TASK DETAILS.
The expected answer is the set of lines in the data below between the line holding "0), instr_w((size_t)nwg, 0);" and the line holding "(vl[lane] == evl::IDLE) continue;", inclusive, written out exactly.

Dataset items
··········

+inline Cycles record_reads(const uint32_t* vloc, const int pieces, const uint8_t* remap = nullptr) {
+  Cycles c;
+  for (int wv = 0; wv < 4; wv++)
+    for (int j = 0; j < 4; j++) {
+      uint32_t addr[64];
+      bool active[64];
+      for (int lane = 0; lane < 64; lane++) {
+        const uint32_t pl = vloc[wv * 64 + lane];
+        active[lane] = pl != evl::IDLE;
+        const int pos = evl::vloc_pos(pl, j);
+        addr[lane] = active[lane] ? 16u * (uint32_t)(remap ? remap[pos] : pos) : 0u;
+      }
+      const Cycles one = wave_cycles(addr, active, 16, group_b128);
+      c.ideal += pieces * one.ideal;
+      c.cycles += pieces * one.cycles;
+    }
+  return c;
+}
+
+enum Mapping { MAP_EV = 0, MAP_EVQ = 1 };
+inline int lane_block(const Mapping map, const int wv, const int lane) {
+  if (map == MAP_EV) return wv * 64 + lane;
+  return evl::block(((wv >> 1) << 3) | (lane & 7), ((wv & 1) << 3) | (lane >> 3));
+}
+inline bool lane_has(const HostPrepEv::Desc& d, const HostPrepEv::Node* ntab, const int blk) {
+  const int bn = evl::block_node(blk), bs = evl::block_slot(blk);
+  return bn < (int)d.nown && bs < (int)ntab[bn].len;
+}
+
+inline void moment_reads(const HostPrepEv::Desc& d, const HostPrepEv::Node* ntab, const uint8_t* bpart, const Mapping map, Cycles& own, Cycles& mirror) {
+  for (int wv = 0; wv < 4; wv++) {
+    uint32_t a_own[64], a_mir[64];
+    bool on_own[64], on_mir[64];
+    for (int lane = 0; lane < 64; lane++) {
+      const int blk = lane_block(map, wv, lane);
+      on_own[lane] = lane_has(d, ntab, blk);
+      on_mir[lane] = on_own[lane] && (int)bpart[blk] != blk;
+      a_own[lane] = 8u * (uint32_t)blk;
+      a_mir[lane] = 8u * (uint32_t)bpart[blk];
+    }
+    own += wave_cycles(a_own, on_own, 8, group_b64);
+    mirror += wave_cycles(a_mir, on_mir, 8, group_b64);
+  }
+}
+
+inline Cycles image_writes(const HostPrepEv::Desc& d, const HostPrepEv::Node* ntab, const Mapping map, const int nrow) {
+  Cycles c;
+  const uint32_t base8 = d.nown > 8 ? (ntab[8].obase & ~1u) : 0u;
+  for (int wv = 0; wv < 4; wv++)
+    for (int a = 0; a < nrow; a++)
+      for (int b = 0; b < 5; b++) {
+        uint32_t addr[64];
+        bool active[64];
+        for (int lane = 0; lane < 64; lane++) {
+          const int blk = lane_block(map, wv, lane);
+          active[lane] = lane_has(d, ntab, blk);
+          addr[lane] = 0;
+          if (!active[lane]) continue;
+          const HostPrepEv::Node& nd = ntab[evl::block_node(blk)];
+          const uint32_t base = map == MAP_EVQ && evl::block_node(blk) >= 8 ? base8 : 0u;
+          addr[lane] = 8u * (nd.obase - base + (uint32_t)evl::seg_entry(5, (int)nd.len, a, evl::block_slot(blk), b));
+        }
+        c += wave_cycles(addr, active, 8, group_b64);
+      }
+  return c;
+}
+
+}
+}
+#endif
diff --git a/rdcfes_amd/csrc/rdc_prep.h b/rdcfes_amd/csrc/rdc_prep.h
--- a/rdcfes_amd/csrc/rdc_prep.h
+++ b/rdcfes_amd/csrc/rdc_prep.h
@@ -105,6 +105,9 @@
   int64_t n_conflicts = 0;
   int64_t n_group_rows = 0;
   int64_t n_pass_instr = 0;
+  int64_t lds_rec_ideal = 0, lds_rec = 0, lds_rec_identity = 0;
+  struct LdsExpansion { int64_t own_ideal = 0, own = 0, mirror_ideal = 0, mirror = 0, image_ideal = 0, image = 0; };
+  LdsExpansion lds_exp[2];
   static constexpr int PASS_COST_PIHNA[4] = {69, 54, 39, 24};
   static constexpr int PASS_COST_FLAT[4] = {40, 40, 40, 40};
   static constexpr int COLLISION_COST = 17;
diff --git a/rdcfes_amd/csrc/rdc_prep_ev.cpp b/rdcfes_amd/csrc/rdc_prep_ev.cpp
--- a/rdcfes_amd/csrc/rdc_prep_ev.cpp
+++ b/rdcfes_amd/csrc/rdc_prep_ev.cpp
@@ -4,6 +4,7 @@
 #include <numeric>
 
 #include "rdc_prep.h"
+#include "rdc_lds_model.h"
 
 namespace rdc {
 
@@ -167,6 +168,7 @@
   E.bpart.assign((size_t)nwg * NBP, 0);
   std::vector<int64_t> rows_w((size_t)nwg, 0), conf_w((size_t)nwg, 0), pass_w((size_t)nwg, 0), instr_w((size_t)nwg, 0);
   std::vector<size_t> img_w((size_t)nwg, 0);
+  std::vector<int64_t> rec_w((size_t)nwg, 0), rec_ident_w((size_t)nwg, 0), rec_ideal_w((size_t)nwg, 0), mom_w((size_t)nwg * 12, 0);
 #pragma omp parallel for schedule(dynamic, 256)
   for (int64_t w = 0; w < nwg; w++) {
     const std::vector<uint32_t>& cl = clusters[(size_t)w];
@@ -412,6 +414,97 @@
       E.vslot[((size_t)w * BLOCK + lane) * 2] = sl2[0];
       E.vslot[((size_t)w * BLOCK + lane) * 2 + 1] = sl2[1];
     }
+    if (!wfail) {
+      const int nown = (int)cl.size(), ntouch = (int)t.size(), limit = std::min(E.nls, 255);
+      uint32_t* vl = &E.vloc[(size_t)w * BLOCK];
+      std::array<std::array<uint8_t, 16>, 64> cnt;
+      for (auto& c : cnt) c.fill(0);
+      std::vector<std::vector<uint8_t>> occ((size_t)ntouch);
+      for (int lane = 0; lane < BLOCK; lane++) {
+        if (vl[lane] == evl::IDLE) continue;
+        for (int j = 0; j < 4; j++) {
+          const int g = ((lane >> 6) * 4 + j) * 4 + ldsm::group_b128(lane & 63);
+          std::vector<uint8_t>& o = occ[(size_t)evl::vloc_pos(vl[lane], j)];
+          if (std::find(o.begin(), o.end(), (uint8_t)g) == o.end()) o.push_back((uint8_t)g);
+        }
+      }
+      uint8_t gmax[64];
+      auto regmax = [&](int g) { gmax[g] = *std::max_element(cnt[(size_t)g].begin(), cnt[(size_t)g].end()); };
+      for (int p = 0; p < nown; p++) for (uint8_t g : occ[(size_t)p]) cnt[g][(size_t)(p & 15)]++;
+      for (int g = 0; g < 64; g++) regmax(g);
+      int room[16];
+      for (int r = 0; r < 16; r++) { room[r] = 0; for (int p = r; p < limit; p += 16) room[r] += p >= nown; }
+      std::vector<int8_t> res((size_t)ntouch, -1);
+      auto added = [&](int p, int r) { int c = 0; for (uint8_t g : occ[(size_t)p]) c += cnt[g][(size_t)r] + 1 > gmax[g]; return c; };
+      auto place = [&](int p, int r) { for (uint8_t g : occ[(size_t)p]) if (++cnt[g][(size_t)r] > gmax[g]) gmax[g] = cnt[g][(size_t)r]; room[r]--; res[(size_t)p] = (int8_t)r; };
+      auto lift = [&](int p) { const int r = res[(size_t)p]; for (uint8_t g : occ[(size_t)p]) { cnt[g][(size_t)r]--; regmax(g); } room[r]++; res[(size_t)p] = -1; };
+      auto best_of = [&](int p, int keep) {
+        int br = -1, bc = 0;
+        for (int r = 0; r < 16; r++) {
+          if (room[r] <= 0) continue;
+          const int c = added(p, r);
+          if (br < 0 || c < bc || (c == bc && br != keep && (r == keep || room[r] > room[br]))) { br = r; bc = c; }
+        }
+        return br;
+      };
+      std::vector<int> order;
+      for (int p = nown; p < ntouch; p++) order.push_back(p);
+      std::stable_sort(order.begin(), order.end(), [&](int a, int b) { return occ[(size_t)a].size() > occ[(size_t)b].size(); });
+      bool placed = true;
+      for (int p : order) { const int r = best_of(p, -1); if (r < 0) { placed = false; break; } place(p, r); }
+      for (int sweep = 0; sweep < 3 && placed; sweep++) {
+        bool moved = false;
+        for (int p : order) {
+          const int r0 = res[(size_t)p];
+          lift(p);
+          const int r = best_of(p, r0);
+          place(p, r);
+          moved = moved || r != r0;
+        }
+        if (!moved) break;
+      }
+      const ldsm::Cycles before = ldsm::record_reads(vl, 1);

··········

SOLUTION.
   std::vector<int64_t> rows_w((size_t)nwg, 0), conf_w((size_t)nwg, 0), pass_w((size_t)nwg, 0), instr_w((size_t)nwg, 0);
   std::vector<size_t> img_w((size_t)nwg, 0);
+  std::vector<int64_t> rec_w((size_t)nwg, 0), rec_ident_w((size_t)nwg, 0), rec_ideal_w((size_t)nwg, 0), mom_w((size_t)nwg * 12, 0);
 #pragma omp parallel for schedule(dynamic, 256)
   for (int64_t w = 0; w < nwg; w++) {
     const std::vector<uint32_t>& cl = clusters[(size_t)w];
@@ -412,6 +414,97 @@
       E.vslot[((size_t)w * BLOCK + lane) * 2] = sl2[0];
       E.vslot[((size_t)w * BLOCK + lane) * 2 + 1] = sl2[1];
     }
+    if (!wfail) {
+      const int nown = (int)cl.size(), ntouch = (int)t.size(), limit = std::min(E.nls, 255);
+      uint32_t* vl = &E.vloc[(size_t)w * BLOCK];
+      std::array<std::array<uint8_t, 16>, 64> cnt;
+      for (auto& c : cnt) c.fill(0);
+      std::vector<std::vector<uint8_t>> occ((size_t)ntouch);
+      for (int lane = 0; lane < BLOCK; lane++) {
+        if (vl[lane] == evl::IDLE) continue;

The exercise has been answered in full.